**RECORDS SUPPLIED:**
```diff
+extern "C" int lt_ppo_loss_step(const float* mu, const float* stdp, const float* value, const float* actions, const float* old_logp,
+                                const float* adv, const float* returns, const float* old_values, const float* old_mu, const float* old_sigma,
+                                const int64_t* idx, int64_t M, int A, float clip, float value_loss_coef, int use_clipped_value_loss, float* dmu,
+                                float* dvalue, float* acc, void* stream) {
+  const char* fn = "lt_ppo_loss_step";
+  const ptr_check ptrs[] = {{"mu", mu, 4}, {"std", stdp, 4}, {"value", value, 4}, {"actions", actions, 4}, {"old_logp", old_logp, 4}, {"adv", adv, 4},
+                            {"returns", returns, 4}, {"old_values", old_values, 4}, {"old_mu", old_mu, 4}, {"old_sigma", old_sigma, 4},
+                            {"dmu", dmu, 4}, {"dvalue", dvalue, 4}, {"acc", acc, 4}};
+  if (const int rc = check_ptrs(fn, "", ptrs)) return rc;
+  if ((uintptr_t)idx % 8 != 0) return refuse(fn, "", "idx", "NULL or 8-byte aligned");
+  if (M < 1) return refuse(fn, "", "M", ">= 1");
+  if (A < 1 || A > MAX_A) return refuse(fn, "", "A", "in [1, 16]");
+  return ppo_loss(mu, stdp, value, actions, old_logp, adv, returns, old_values, old_mu, old_sigma, idx, M, A, clip, value_loss_coef, 0.f,
+                  use_clipped_value_loss, 0, nullptr, dmu, dvalue, acc, nullptr, stream, false);
+}
+
+extern "C" int lt_ppo_finalize_rule(const float* acc, const float* stdp, int A, int64_t M, float value_loss_coef, float entropy_coef, float* out,
+                                    int adaptive, float desired_kl, float lr_min, float lr_max, float factor, float* lr, float* stats,
+                                    float* dstd_out, float* acc_clear, void* stream) {
+  const char* fn = "lt_ppo_finalize_rule";
+  const ptr_check ptrs[] = {{"acc", acc, 4}, {"std", stdp, 4}, {"out", out, 4}, {"lr", lr, 4}};
+  if (const int rc = check_ptrs(fn, "", ptrs)) return rc;
+  if ((uintptr_t)stats % 4 != 0) return refuse(fn, "", "stats", "NULL or 4-byte aligned");
+  if ((uintptr_t)dstd_out % 4 != 0) return refuse(fn, "", "dstd_out", "NULL or 4-byte aligned");
+  if ((uintptr_t)acc_clear % 4 != 0) return refuse(fn, "", "acc_clear", "NULL or 4-byte aligned");
+  if (acc_clear == acc) return refuse(fn, "", "acc_clear", "another buffer than acc");
+  if (M < 1) return refuse(fn, "", "M", ">= 1");
+  if (A < 1 || A > MAX_A) return refuse(fn, "", "A", "in [1, 16]");
+  if (factor <= 1.f) return refuse(fn, "", "factor", "> 1");
+  hipLaunchKernelGGL(lt_ppo_finalize_rule_kernel, dim3(1), dim3(64), 0, (hipStream_t)stream, acc, stdp, A, 1.f / (float)M, value_loss_coef, entropy_coef,
+                     out, adaptive ? 1 : 0, desired_kl, lr_min, lr_max, factor, lr, stats, dstd_out, acc_clear);
+  return launch_status();
+}
+
 extern "C" int lt_std_from_log(const float* log_std, int A, float* stdp, void* stream) {
   const char* fn = "lt_std_from_log";
   const ptr_check ptrs[] = {{"log_std", log_std, 4}, {"std", stdp, 4}};
diff --git a/locotouch_amd/rl/ppo.py b/locotouch_amd/rl/ppo.py
--- a/locotouch_amd/rl/ppo.py
+++ b/locotouch_amd/rl/ppo.py
@@ -292,16 +292,25 @@
         std_p, std_is_log = std_param(self.actor_critic)
         pair.arm_domain_check()
         mb_stats = adv_stats(small[2], index, m, self.num_mini_batches) if self.normalize_advantage_per_mini_batch else None
+        acc2 = torch.zeros(2, 24, device=dev, dtype=torch.float32)
         return SimpleNamespace(pair=pair, obs=obs, cobs=cobs, small=small, a_dim=a_dim, dev=dev, state=state, lr_dev=state[:1], stats=state[1:4],
                                grad_of=self._flat_adam.grad_views(), std_p=std_p, std_is_log=std_is_log, std_c=std_p.detach(),
-                               stream=_abi.stream(dev), mb_stats=mb_stats)
+                               stream=_abi.stream(dev), mb_stats=mb_stats, acc2=acc2, steps=0)
 
     def _direct_loss_and_rule(self, c, mu, value, idx, m: int, i: int, sym_args=None):
         dev = c.dev
         dmu = torch.empty_like(mu)
         dvalue = torch.empty(mu.shape[0], 1, device=dev, dtype=torch.float32)
+        out = torch.empty(24, device=dev, dtype=torch.float32)
+        if sym_args is None and self.dist.world_size == 1 and not c.std_is_log and c.mb_stats is None:
+            acc, other = c.acc2[c.steps & 1], c.acc2[1 - (c.steps & 1)]
+            c.steps += 1
+            _abi.call("lt_ppo_loss_step", mu, c.std_c, value, *c.small, idx, m, c.a_dim, float(self.clip_param), float(self.value_loss_coef),
+                      int(bool(self.use_clipped_value_loss)), dmu, dvalue, acc, c.stream)
+            _abi.call("lt_ppo_finalize_rule", acc, c.std_c, c.a_dim, m, float(self.value_loss_coef), float(self.entropy_coef), out,
+                      int(bool(self._adaptive)), float(self.desired_kl or 0.0), 1e-5, 1e-2, 1.5, c.lr_dev, c.stats, c.grad_of[c.std_p], other, c.stream)
+            return dmu, dvalue, acc
         acc = torch.empty(24, device=dev, dtype=torch.float32)
-        out = torch.empty(24, device=dev, dtype=torch.float32)
         rows = (mu, c.std_c, value, *c.small, idx, m, c.a_dim, float(self.clip_param), float(self.value_loss_coef), float(self.entropy_coef),
                 int(bool(self.use_clipped_value_loss)))
         opts = (int(c.std_is_log), None if c.mb_stats is None else c.mb_stats[i])
```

**PROBLEM TO WORK ON:**
Reproduce the listing in full. Change nothing.

**EXERCISE OUTPUT:**
```diff
+extern "C" int lt_ppo_loss_step(const float* mu, const float* stdp, const float* value, const float* actions, const float* old_logp,
+                                const float* adv, const float* returns, const float* old_values, const float* old_mu, const float* old_sigma,
+                                const int64_t* idx, int64_t M, int A, float clip, float value_loss_coef, int use_clipped_value_loss, float* dmu,
+                                float* dvalue, float* acc, void* stream) {
+  const char* fn = "lt_ppo_loss_step";
+  const ptr_check ptrs[] = {{"mu", mu, 4}, {"std", stdp, 4}, {"value", value, 4}, {"actions", actions, 4}, {"old_logp", old_logp, 4}, {"adv", adv, 4},
+                            {"returns", returns, 4}, {"old_values", old_values, 4}, {"old_mu", old_mu, 4}, {"old_sigma", old_sigma, 4},
+                            {"dmu", dmu, 4}, {"dvalue", dvalue, 4}, {"acc", acc, 4}};
+  if (const int rc = check_ptrs(fn, "", ptrs)) return rc;
+  if ((uintptr_t)idx % 8 != 0) return refuse(fn, "", "idx", "NULL or 8-byte aligned");
+  if (M < 1) return refuse(fn, "", "M", ">= 1");
+  if (A < 1 || A > MAX_A) return refuse(fn, "", "A", "in [1, 16]");
+  return ppo_loss(mu, stdp, value, actions, old_logp, adv, returns, old_values, old_mu, old_sigma, idx, M, A, clip, value_loss_coef, 0.f,
+                  use_clipped_value_loss, 0, nullptr, dmu, dvalue, acc, nullptr, stream, false);
+}
+
+extern "C" int lt_ppo_finalize_rule(const float* acc, const float* stdp, int A, int64_t M, float value_loss_coef, float entropy_coef, float* out,
+                                    int adaptive, float desired_kl, float lr_min, float lr_max, float factor, float* lr, float* stats,
+                                    float* dstd_out, float* acc_clear, void* stream) {
+  const char* fn = "lt_ppo_finalize_rule";
+  const ptr_check ptrs[] = {{"acc", acc, 4}, {"std", stdp, 4}, {"out", out, 4}, {"lr", lr, 4}};
+  if (const int rc = check_ptrs(fn, "", ptrs)) return rc;
+  if ((uintptr_t)stats % 4 != 0) return refuse(fn, "", "stats", "NULL or 4-byte aligned");
+  if ((uintptr_t)dstd_out % 4 != 0) return refuse(fn, "", "dstd_out", "NULL or 4-byte aligned");
+  if ((uintptr_t)acc_clear % 4 != 0) return refuse(fn, "", "acc_clear", "NULL or 4-byte aligned");
+  if (acc_clear == acc) return refuse(fn, "", "acc_clear", "another buffer than acc");
+  if (M < 1) return refuse(fn, "", "M", ">= 1");
+  if (A < 1 || A > MAX_A) return refuse(fn, "", "A", "in [1, 16]");
+  if (factor <= 1.f) return refuse(fn, "", "factor", "> 1");
+  hipLaunchKernelGGL(lt_ppo_finalize_rule_kernel, dim3(1), dim3(64), 0, (hipStream_t)stream, acc, stdp, A, 1.f / (float)M, value_loss_coef, entropy_coef,
+                     out, adaptive ? 1 : 0, desired_kl, lr_min, lr_max, factor, lr, stats, dstd_out, acc_clear);
+  return launch_status();
+}
+
 extern "C" int lt_std_from_log(const float* log_std, int A, float* stdp, void* stream) {
   const char* fn = "lt_std_from_log";
   const ptr_check ptrs[] = {{"log_std", log_std, 4}, {"std", stdp, 4}};
diff --git a/locotouch_amd/rl/ppo.py b/locotouch_amd/rl/ppo.py
--- a/locotouch_amd/rl/ppo.py
+++ b/locotouch_amd/rl/ppo.py
@@ -292,16 +292,25 @@
         std_p, std_is_log = std_param(self.actor_critic)
         pair.arm_domain_check()
         mb_stats = adv_stats(small[2], index, m, self.num_mini_batches) if self.normalize_advantage_per_mini_batch else None
+        acc2 = torch.zeros(2, 24, device=dev, dtype=torch.float32)
         return SimpleNamespace(pair=pair, obs=obs, cobs=cobs, small=small, a_dim=a_dim, dev=dev, state=state, lr_dev=state[:1], stats=state[1:4],
                                grad_of=self._flat_adam.grad_views(), std_p=std_p, std_is_log=std_is_log, std_c=std_p.detach(),
-                               stream=_abi.stream(dev), mb_stats=mb_stats)
+                               stream=_abi.stream(dev), mb_stats=mb_stats, acc2=acc2, steps=0)
 
     def _direct_loss_and_rule(self, c, mu, value, idx, m: int, i: int, sym_args=None):
         dev = c.dev
         dmu = torch.empty_like(mu)
         dvalue = torch.empty(mu.shape[0], 1, device=dev, dtype=torch.float32)
+        out = torch.empty(24, device=dev, dtype=torch.float32)
+        if sym_args is None and self.dist.world_size == 1 and not c.std_is_log and c.mb_stats is None:
+            acc, other = c.acc2[c.steps & 1], c.acc2[1 - (c.steps & 1)]
+            c.steps += 1
+            _abi.call("lt_ppo_loss_step", mu, c.std_c, value, *c.small, idx, m, c.a_dim, float(self.clip_param), float(self.value_loss_coef),
+                      int(bool(self.use_clipped_value_loss)), dmu, dvalue, acc, c.stream)
+            _abi.call("lt_ppo_finalize_rule", acc, c.std_c, c.a_dim, m, float(self.value_loss_coef), float(self.entropy_coef), out,
+                      int(bool(self._adaptive)), float(self.desired_kl or 0.0), 1e-5, 1e-2, 1.5, c.lr_dev, c.stats, c.grad_of[c.std_p], other, c.stream)
+            return dmu, dvalue, acc
         acc = torch.empty(24, device=dev, dtype=torch.float32)
-        out = torch.empty(24, device=dev, dtype=torch.float32)
         rows = (mu, c.std_c, value, *c.small, idx, m, c.a_dim, float(self.clip_param), float(self.value_loss_coef), float(self.entropy_coef),
                 int(bool(self.use_clipped_value_loss)))
         opts = (int(c.std_is_log), None if c.mb_stats is None else c.mb_stats[i])
```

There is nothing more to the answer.